瑛寒是在上官啟決定退位的前一夜,才出現在王府里的。那幾日里,柳芳和傷重垂危,上官啟閉門不出,一切事情都由著外頭的上官懷慕做主,任何人都不見,而她忽然就出現在啟懷堂外。啟懷堂服侍的都是多年的老人,看見瑛寒的形容,雖不至于錯認為先王妃復生,卻也都不敢阻攔。而瑛寒出來的時候,已經是第二日的清晨。她打開了啟懷堂的大門,她還帶出來一道諭令,便是上官啟傳王位給懷慕的決定。這道命令一石激起千層浪,而親口說出這句話的瑛寒,卻又消失不見了。而青羅知道,其實她並沒有離開,她只是去了和韻堂,去了柳芳和的身邊。

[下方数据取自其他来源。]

diff --git a/neural-flow-style_amd/engine.py b/neural-flow-style_amd/engine.py
--- a/neural-flow-style_amd/engine.py
+++ b/neural-flow-style_amd/engine.py
@@ -226,17 +226,20 @@
         return (name != self.top and name != self.content_layer and os.environ.get("NFS_NO_DEFER_MASK") is None
                 and self.net.masks_addend_of(name, F.shape))
 
-    def _vgg_loss_grad(self, x, total_out=None):
+    def _vgg_loss_grad(self, x, total_out=None, grey=None):
         sg = {}
+        src = x if grey is None else grey[0]
+        fkw = {} if grey is None else {"grey": grey}
+        bkw = {} if grey is None else {"to_first": True}
         unmasked = set()
         if not self.layers:
-            acts = self.net.forward(x, self.top, keep=self._keep())
-            loss = torch.zeros(x.shape[0], dtype=torch.float32, device=x.device)
+            acts = self.net.forward(x, self.top, keep=self._keep(), **fkw)
+            loss = torch.zeros(src.shape[0], dtype=torch.float32, device=src.device)
             self._content_job(acts, sg, loss)
             self._hist_job(acts, sg, loss)
-            return self.net.backward(acts, sg, self.top, unmasked=unmasked), loss
+            return self.net.backward(acts, sg, self.top, unmasked=unmasked, **bkw), loss
         if self.gram_grouped:
-            acts = self.net.forward(x, self.top, keep=self._keep())
+            acts = self.net.forward(x, self.top, keep=self._keep(), **fkw)
             Fs = [acts[n] for n in self.layers]
             masks = []
             for n, F in zip(self.layers, Fs):
@@ -244,28 +247,33 @@
                 if d:
                     unmasked.add(n)
                 masks.append(_post_relu(n) and not d)
+            fold = (total_out is not None and len(Fs) <= 8 and os.environ.get("NFS_GREY_CONV1", "1") != "0")
+            if fold and getattr(self, "_gram_ticket", None) is None:
+                self._gram_ticket = torch.zeros(1, dtype=torch.float32, device=src.device)
             parts, dFs, _ = ops.gram_style_group(Fs, [self.style_grams[n] for n in self.layers],
                                                  [w * self.w_style for w in self.w_layers], masks,
-                                                 channels=[_channels(acts, n, F) for n, F in zip(self.layers, Fs)])
+                                                 channels=[_channels(acts, n, F) for n, F in zip(self.layers, Fs)],
+                                                 total=(total_out, self._gram_ticket) if fold else None)
             sg.update(zip(self.layers, dFs))
             if total_out is not None:
-                torch.sum(parts.view(-1), dim=0, keepdim=True, out=total_out)
-                return self.net.backward(acts, sg, self.top, unmasked=unmasked), None
+                if not fold:
+                    torch.sum(parts.view(-1), dim=0, keepdim=True, out=total_out)
+                return self.net.backward(acts, sg, self.top, unmasked=unmasked, **bkw), None
             loss = parts.sum(0)
             self._content_job(acts, sg, loss)
             self._hist_job(acts, sg, loss)
-            return self.net.backward(acts, sg, self.top, unmasked=unmasked), loss
-        loss = torch.zeros(x.shape[0], dtype=torch.float32, device=x.device)
+            return self.net.backward(acts, sg, self.top, unmasked=unmasked, **bkw), loss
+        loss = torch.zeros(src.shape[0], dtype=torch.float32, device=src.device)
         if not self.gram_side_stream:
-            acts = self.net.forward(x, self.top, keep=self._keep())
+            acts = self.net.forward(x, self.top, keep=self._keep(), **fkw)
             for name in self.layers:
                 sg[name] = self._gram_job(name, acts[name], loss, unmasked, _channels(acts, name, acts[name]))
             self._content_job(acts, sg, loss)
             self._hist_job(acts, sg, loss)
-            return self.net.backward(acts, sg, self.top, unmasked=unmasked), loss
-        main = torch.cuda.current_stream(x.device)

瑛寒並不是上官啟的妻妾,甚至于也不像是懷蕊的親身母親,她始終是神秘的。青羅從她推開啟懷堂的大門而出,面對著等待的眾人時,不經意望向懷蓉的那一眼,就能夠看得出,她心里對于懷蕊的心意,絕不會少于鄭婷華對于懷蓉。如果不是如此,以她這樣的容顏氣韻,當日又怎麼會舍下能夠擁有的一切,孤身隱居在一個小島上,消失十幾年?她也不過是一個尋常母親,想要給女兒一個平穩將來而已。然而隔了十幾年的光陰再重逢,她卻只是看了那麼一眼。而分明懷念著母親多年的懷蕊,卻也只是一言不發地站在人群里,神情平靜地看著自己的母親,像是在看一個于己無關的謎。青羅是明白懷蕊的心的,或者也有幾分明白瑛寒,只是在這兩個人相遇的這一刻,她卻什麼都不能說。所謂緣分,原本就是要相關的人,自己去理清楚的。

小舟駛回到沉璧島,懷慕已經在弄月听弦館等著青羅。晚間的典禮,他們將要從夕陰堂外的夕月亭,攜手經過虹霓悠渡,走向萬眾矚目的朝暉台。一夜的宴飲狂歡之後,他們將和自己的臣民一起,在朝暉台迎來最璀璨的一輪朝陽。沉璧島一帶風光,本就以清新雅致見長,此時隱匿在繁華背後,依舊是獨守著靜謐。除了青羅和懷慕,連自家親眷如太妃和諸位郡主小姐也都不在此間。而跟隨著的從人,也都在夕陰堂外伺候。此時此刻,這是獨屬于他們兩個人的世界,再沒有什麼人可以打擾。